For many insureds, health insurance premiums have been increasing at a rate of 10 percent to 15 percent per year for the past few years. This increase has applied to all types of health plans and all modes of delivery (eg, employer-provided, association-sponsored, individual policies). A 10 percent annual increase, on a compounded basis, translates into a 160 percent increase over 10 years. Why is this happening?
The answer is not simple, because it is influenced by a number of issues. Price inflation is only one component of cost trend. Other factors also influence the cost of health insurance premiums.
The consumer price index measures the cost of goods and services in the United States. During 1999, the CPI increased by just 2.5 percent. The medical care component of the CPI, however, increased by 3.5 percent.
As we become more knowledgeable about health care services, the demand for services and products increases. This demand is the result of a strong economy, an aging population, and consumer advertising. In addition, the Internet is giving consumers more information about health care products and services, thereby having a positive impact on the purchase of health care.
New technologies in the health care field have greatly increased the use of health care services. The introduction of laser surgery, for example, has brought a large increase in the number of surgeries. In addition, the frequency and scope of heart bypass surgery as well as the use of magnetic resonance imaging and cancer-screening procedures are on the rise.
Although the intent of federal and state laws that expand eligibility and coverage for services is good, they generally result in higher insurance costs. The recently passed Health Insurance Portability and Accountability Act, for example, reduced and in some cases eliminated the pre-existing conditions limitations contained in most group health insurance policies. Certain conditions previously excluded are now covered, increasing costs. Similarly, the Mental Health Parity Act of 1996 expanded coverage for mental health services, with a corresponding increase in health insurance premiums.

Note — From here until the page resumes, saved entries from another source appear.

template <int WAVES>
struct WStream {
  const char* g;
  char* lds;
  int ctr;
// ... 463 lines not shown
#pragma unroll
  for (int t = 0; t <= NT; ++t) {
    const char* wl = nullptr;
    if (t < NT) wl = ws.take(N) + lane * 16;
    const int tp = t - 1;
    bf16x8 q[D];
    if (t < NT) {
      hn_init_acc(acc[t & 1], bias, t, h);
#pragma unroll
      for (int u = 0; u < D; ++u) q[u] = *reinterpret_cast<const bf16x8*>(wl + u * 1024);
    }
    __builtin_amdgcn_sched_barrier(0);
#pragma unroll
    for (int u = 0; u < N; ++u) {
      if (t < NT) {
        acc[t & 1] = hn_mfma_bf16(q[u % D], cur[u], acc[t & 1]);
        if (u + D < N) q[u % D] = *reinterpret_cast<const bf16x8*>(wl + (u + D) * 1024);
      }
      if (t > 0) {
#pragma unroll
        for (int e = 0; e < PER_SLOT; ++e) {
          const int k = u * PER_SLOT + e;
          if (k < SHARES)
            hn_epilogue_share<TRAIN, NT, S8>(k, tp, acc[tp & 1], nxt + tp * 2, bits, out_base, mask_base, lane);
        }
      }
      __builtin_amdgcn_sched_barrier(0);
    }
  }
#pragma unroll
  for (int i = 0; i < NT * 2; ++i) cur[i] = nxt[i];
}

template <bool BF16, int AUXG, bool EXTRA, bool TRAIN, bool S8 = false>
__global__ __launch_bounds__(ModeT<BF16>::WAVES * 64, BF16 ? 2 : 1) void hn_mlp_fwd_kernel(const HnMlpArgs a) {
  using M = ModeT<BF16>;
  constexpr int SX = S8 ? 1 : 0;
  static_assert(!(S8 && (EXTRA || !TRAIN || !BF16)), "the 8-bit stash exists for the render-level bf16 training builds only");
  if constexpr (S8) asm volatile("s_setreg_imm32_b32 hwreg(HW_REG_MODE, 23, 1), 1");
  using Frag = typename M::Frag;
  extern __shared__ __attribute__((aligned(16))) char smem[];
  const int lane = threadIdx.x & 63;
  const int wave = __builtin_amdgcn_readfirstlane(threadIdx.x >> 6);
  const int r = lane & 31, h = lane >> 5;
  constexpr int PTS = M::WAVES * 32;
  const int ntiles = (a.n_points + PTS - 1) / PTS;
  hn_timeline_begin(a.timeline);
#ifdef HN_PROF
  long long* prof_buf = reinterpret_cast<long long*>(a.prof);
  const bool prof_on = prof_buf != nullptr && blockIdx.x == 0 && wave == 0;
  int prof_n = 0;
#endif

  WStream<M::WAVES> ws;
  ws.g = reinterpret_cast<const char*>(a.wstream);
  ws.lds = smem;
  ws.nchunks = a.n_chunks;
  ws.wave = wave;
  ws.lane = lane;

  Frag cur[8 * M::STEPS32];
  Frag nxt[8 * M::STEPS32];

  float* bias_lds = reinterpret_cast<float*>(smem + 2 * HN_CHUNK_UNITS * 1024);
  HnFeat* feat_lds = reinterpret_cast<HnFeat*>(bias_lds + ((a.n_bias + 3) & ~3));
  HnDFeat* dfeat_lds = reinterpret_cast<HnDFeat*>(feat_lds + ((a.n_feat + 1) & ~1));
  const int n_trig = BF16 ? a.n_trig_comps : 0;
  const bool with_lo = a.trig_lo_planes != 0;
  const int n_planes = BF16 ? a.n_comps + n_trig + (with_lo ? n_trig : 1) : a.n_comps;
  float* srcv = reinterpret_cast<float*>(BF16 ? reinterpret_cast<char*>(dfeat_lds + a.n_feat)
                                              : reinterpret_cast<char*>(dfeat_lds)) + wave * (n_planes * 32);
  float* rev = BF16 ? srcv + a.n_comps * 32 : nullptr;
  for (int i = threadIdx.x; i < a.n_bias; i += blockDim.x) bias_lds[i] = a.bias[i];
  for (int i = threadIdx.x; i < a.n_feat; i += blockDim.x) {
    const HnFeat e = a.feat[i];
    feat_lds[i] = e;
    if constexpr (BF16) dfeat_lds[i] = hn_derive_feat_fwd(e, a.n_comps, n_trig, with_lo);
  }
  __syncthreads();

  for (int tile = blockIdx.x; tile < ntiles; tile += gridDim.x) {
    const int blk = tile * M::WAVES + wave;
    const int p0 = blk * 32 + r;
    const bool valid = p0 < a.n_points;
    const int p = valid ? p0 : a.n_points - 1;
    const int ray = p / a.samples_per_ray;
    const bool wave_valid = blk * 32 < a.n_points;
    hn_stage_sources(srcv, a, p, ray, lane, rev, n_trig, with_lo);
    ws.start();

    HnOpWords w_next = hn_load_op(a.ops, 0, a.n_ops);
    for (int op = 0; op < a.n_ops; ++op) {
      const HnOpWords w = w_next;
      w_next = hn_load_op(a.ops, op + 1, a.n_ops);
      const int code = w[0];
      if (code == HN_OP_LAYER) {
        HN_STAMP(100 + op);
        const int K32 = w[1] & 255, nG = (w[1] >> 8) & 255, NT = (w[1] >> 16) & 255;
        const int act = (w[1] >> 24) & 15, flags = (w[1] >> 28) & 15;
        const float* bias = bias_lds + w[2];
        const bool do_mask = TRAIN && w[4] >= 0 && wave_valid && act != HN_ACT_SOFTPLUS;
        const bool do_stash = TRAIN && w[5] >= 0 && wave_valid;
        char* out_base = do_stash ? hn_slot_base<BF16, SX>(a, w[5], NT, blk) : nullptr;
        char* aux_base = (TRAIN && wave_valid) ? hn_slot_base<BF16, SX>(a, w[6], 2 * nG, blk) : nullptr;
        uint32_t* mask_base = do_mask ? hn_mask_base(a, w[4], (NT + 1) >> 1, blk, lane) : nullptr;
        const bool has_out = w_next[0] == HN_OP_OUT;
        const HnOpWords out_w = w_next;
        Frag aux[AUXG * 2 * M::STEPS32];
#pragma unroll
        for (int g = 0; g < AUXG; ++g) {
          if (g < nG) {
            if (EXTRA && (flags & HN_LAYER_DIRECT))
              hn_make_group<true>(aux + g * 2 * M::STEPS32, feat_lds + w[3] + 64 * g, dfeat_lds + w[3] + 64 * g, srcv,
                                  lane, a, p, ray);
            else
              hn_make_group<false>(aux + g * 2 * M::STEPS32, feat_lds + w[3] + 64 * g, dfeat_lds + w[3] + 64 * g, srcv,
                                   lane, a, p, ray);
            if (aux_base != nullptr) {
              hn_stash<BF16, SX>(aux + g * 2 * M::STEPS32, aux_base, 2 * g, lane);
              hn_stash<BF16, SX>(aux + (g * 2 + 1) * M::STEPS32, aux_base, 2 * g + 1, lane);
            }
          }
        }
        unsigned bits = 0;
        HN_STAMP(1);
        if constexpr (BF16) {
          const bool plain = nG == 0 && act == HN_ACT_RELU && !(flags & HN_LAYER_NO_COMMIT) && !has_out &&
                             wave_valid && do_stash == do_mask;
          if (plain && K32 == 4 && NT == 4) {
            if (do_stash) hn_layer_pipelined<4, 4, true, SX>(cur, nxt, bias, ws, out_base, mask_base, lane);
            else hn_layer_pipelined<4, 4, false, SX>(cur, nxt, bias, ws, out_base, mask_base, lane);
            continue;
          }
        }
#pragma unroll
        for (int t = 0; t < 8; ++t) {
          if (t < NT) {
            f32x16 acc;
            hn_init_acc(acc, bias, t, h);
            hn_gemm_k<BF16>(acc, cur, K32, ws);
#pragma unroll
            for (int g = 0; g < AUXG; ++g)
              if (g < nG) hn_gemm_blocks<BF16, 2>(acc, aux + g * 2 * M::STEPS32, ws);
            HN_STAMP(2);
            if (act == HN_ACT_RELU) {
#pragma unroll
              for (int i = 0; i < 16; ++i) {
                bits = hn_push_mask<BF16>(bits, acc[i]);
                acc[i] = __int_as_float(max(__float_as_int(acc[i]), 0));
              }
            } else if (act != HN_ACT_NONE) {
              hn_act_tile<BF16>(acc, act, __int_as_float(w[7]), __int_as_float(w[4]), bits);
            }
            if (has_out && t == 0 && h == 0 && valid) {
              const HnDst d = a.dst[out_w[1]];
              const int n = out_w[3];
#pragma unroll
              for (int i = 0; i < 4; ++i) {
                if (i < n) {
                  float y = acc[i];
                  if (out_w[4] == 1) y = 1.0f / (1.0f + expf(-y));
                  if (out_w[5] >= 0) {
                    const HnSrc sr = a.src[out_w[5]];
                    y = __fadd_rn(sr.ptr[(size_t)(sr.per_ray ? ray : p) * sr.ld + out_w[6] + i], y);
                  }
                  d.ptr[(size_t)p * d.ld + out_w[2] + i] = y;
                }
              }
            }
            if (has_out && t == 0 && h == 0 && out_w[7] > 0) {
// ... 7 lines not shown
                    const HnSrc sr = a.src[out_w[5]];
                    y = __fadd_rn(sr.ptr[(size_t)(sr.per_ray ? ray : p) * sr.ld + out_w[6] + i], y);
                  }
                  const int ci = out_w[7] - 1 + i;
                  srcv[ci * 32 + r] = y;
                  if (BF16 && ci < n_trig) {
                    float hi, lo;
                    hn_rev_split(y, hi, lo);
                    rev[ci * 32 + r] = hi;
                    if (with_lo) rev[(n_trig + ci) * 32 + r] = lo;
                  }
                }
              }
            }
            hn_acc_to_frags(acc, nxt + t * M::STEPS32);
#ifdef HN_PROF
            if (prof_on) {
              float x__ = acc[15];
              asm volatile("v_mov_b32 %0, %0" : "+v"(x__)::"memory");
            }
#endif
            HN_STAMP(3);
            if ((t & 1) || t == NT - 1) {
              if (do_mask) mask_base[(t >> 1) * 64 + lane] = (t & 1) ? bits : bits << 16;
              bits = 0;
            }
            if (do_stash) {
              if constexpr (SX != 0) hn_stash8_acc<SX>(acc, out_base, t, lane);
              else hn_stash<BF16, SX>(nxt + t * M::STEPS32, out_base, t, lane);
            }
            HN_STAMP(4);
          }
        }
        if (!(flags & HN_LAYER_NO_COMMIT)) {
#pragma unroll
          for (int t = 0; t < 8; ++t)
            if (t < NT)
#pragma unroll
              for (int s = 0; s < M::STEPS32; ++s) cur[t * M::STEPS32 + s] = nxt[t * M::STEPS32 + s];
        }
      } else if (code == HN_OP_OUT) {
      } else if (EXTRA && code == HN_OP_OUT_WIDE) {
        const int n = w[3], NT = w[4];
        if (valid) {
          const HnDst d = a.dst[w[1]];
#pragma unroll
          for (int t = 0; t < 8; ++t)
            if (t < NT) {
              if constexpr (BF16) {
#pragma unroll
                for (int s = 0; s < 2; ++s)
#pragma unroll
                  for (int j = 0; j < 8; ++j) {
                    const int row = 32 * t + 16 * s + hn_pi16(h, j);
                    if (row < n) d.ptr[(size_t)p * d.ld + w[2] + row] = (float)cur[2 * t + s][j];
                  }
              } else {
#pragma unroll
                for (int q = 0; q < 16; ++q) {
                  const int row = 32 * t + hn_rho(q, h);
                  if (row < n) d.ptr[(size_t)p * d.ld + w[2] + row] = cur[16 * t + q];
                }
              }
            }
        }
      }
    }
  }
  hn_timeline_end(a.timeline);
}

The aging of the US population plus increased advertising and marketing have led to a growing use of prescription drugs and an enormous expansion of new products. The impact of these factors, along with increased prescription drug costs, has been substantial. In fact, prescription drug costs have been the most significant trend component, accounting for an average increase of more than 20 percent per year on their share of health care costs.
Also, pharmaceutical companies are doing extensive marketing on a number of new brand-name drugs, which has resulted in consumer demand, and usually a lower-cost generic substitute is not yet available.
With these factors affecting health care costs, what can insureds do to reduce their health insurance premiums?
Managed care plans
At one time, all insurance companies based their claim payments on the same retail charge for a service. For example, a semiprivate hospital room-and-board rate was the same, regardless of which insurance company paid the claim. Similarly, the claim reimbursement for a doctor's office visit or surgical procedure did not vary significantly from carrier to carrier.
The health insurance plans being marketed today are managed care plans. This means that the primary cost component—the cost of the medical service—can be substantially different from carrier to carrier because of negotiated discounts between the insurance company and the preferred provider organization (PPO).
Because the savings from the discount could range from 10 percent to 60 percent, a PPO plan can save considerable premium dollars over a traditional indemnity plan.
Another way to reduce health insurance premiums is to select a higher deductible plan option if it is available. The premium savings between a $500 deductible and a $1,000 deductible plan, for example, could be more than $500 per year. When this is the case, why not take the guaranteed savings in premiums with the higher deductible and self-insure the difference?
AVMA's New PPO medical plan
To make health care insurance more affordable, the AVMA Group Health & Life Insurance Trust has made available a new PPO Option. Because a member selecting a PPO program agrees to use network providers and take advantage of negotiated discounts, the new option offers members and their covered dependents benefits similar to those included in the GHLIT Traditional Major Medical Plan, but at a lower premium.
GHLIT has selected the First Health Network as the preferred provider organization. First Health offers a comprehensive list of hospitals and physicians as its in-network health care providers across the country. Deductible options are $250, $500, and $1,000, and the plan includes co-payments for office visits and prescription drugs.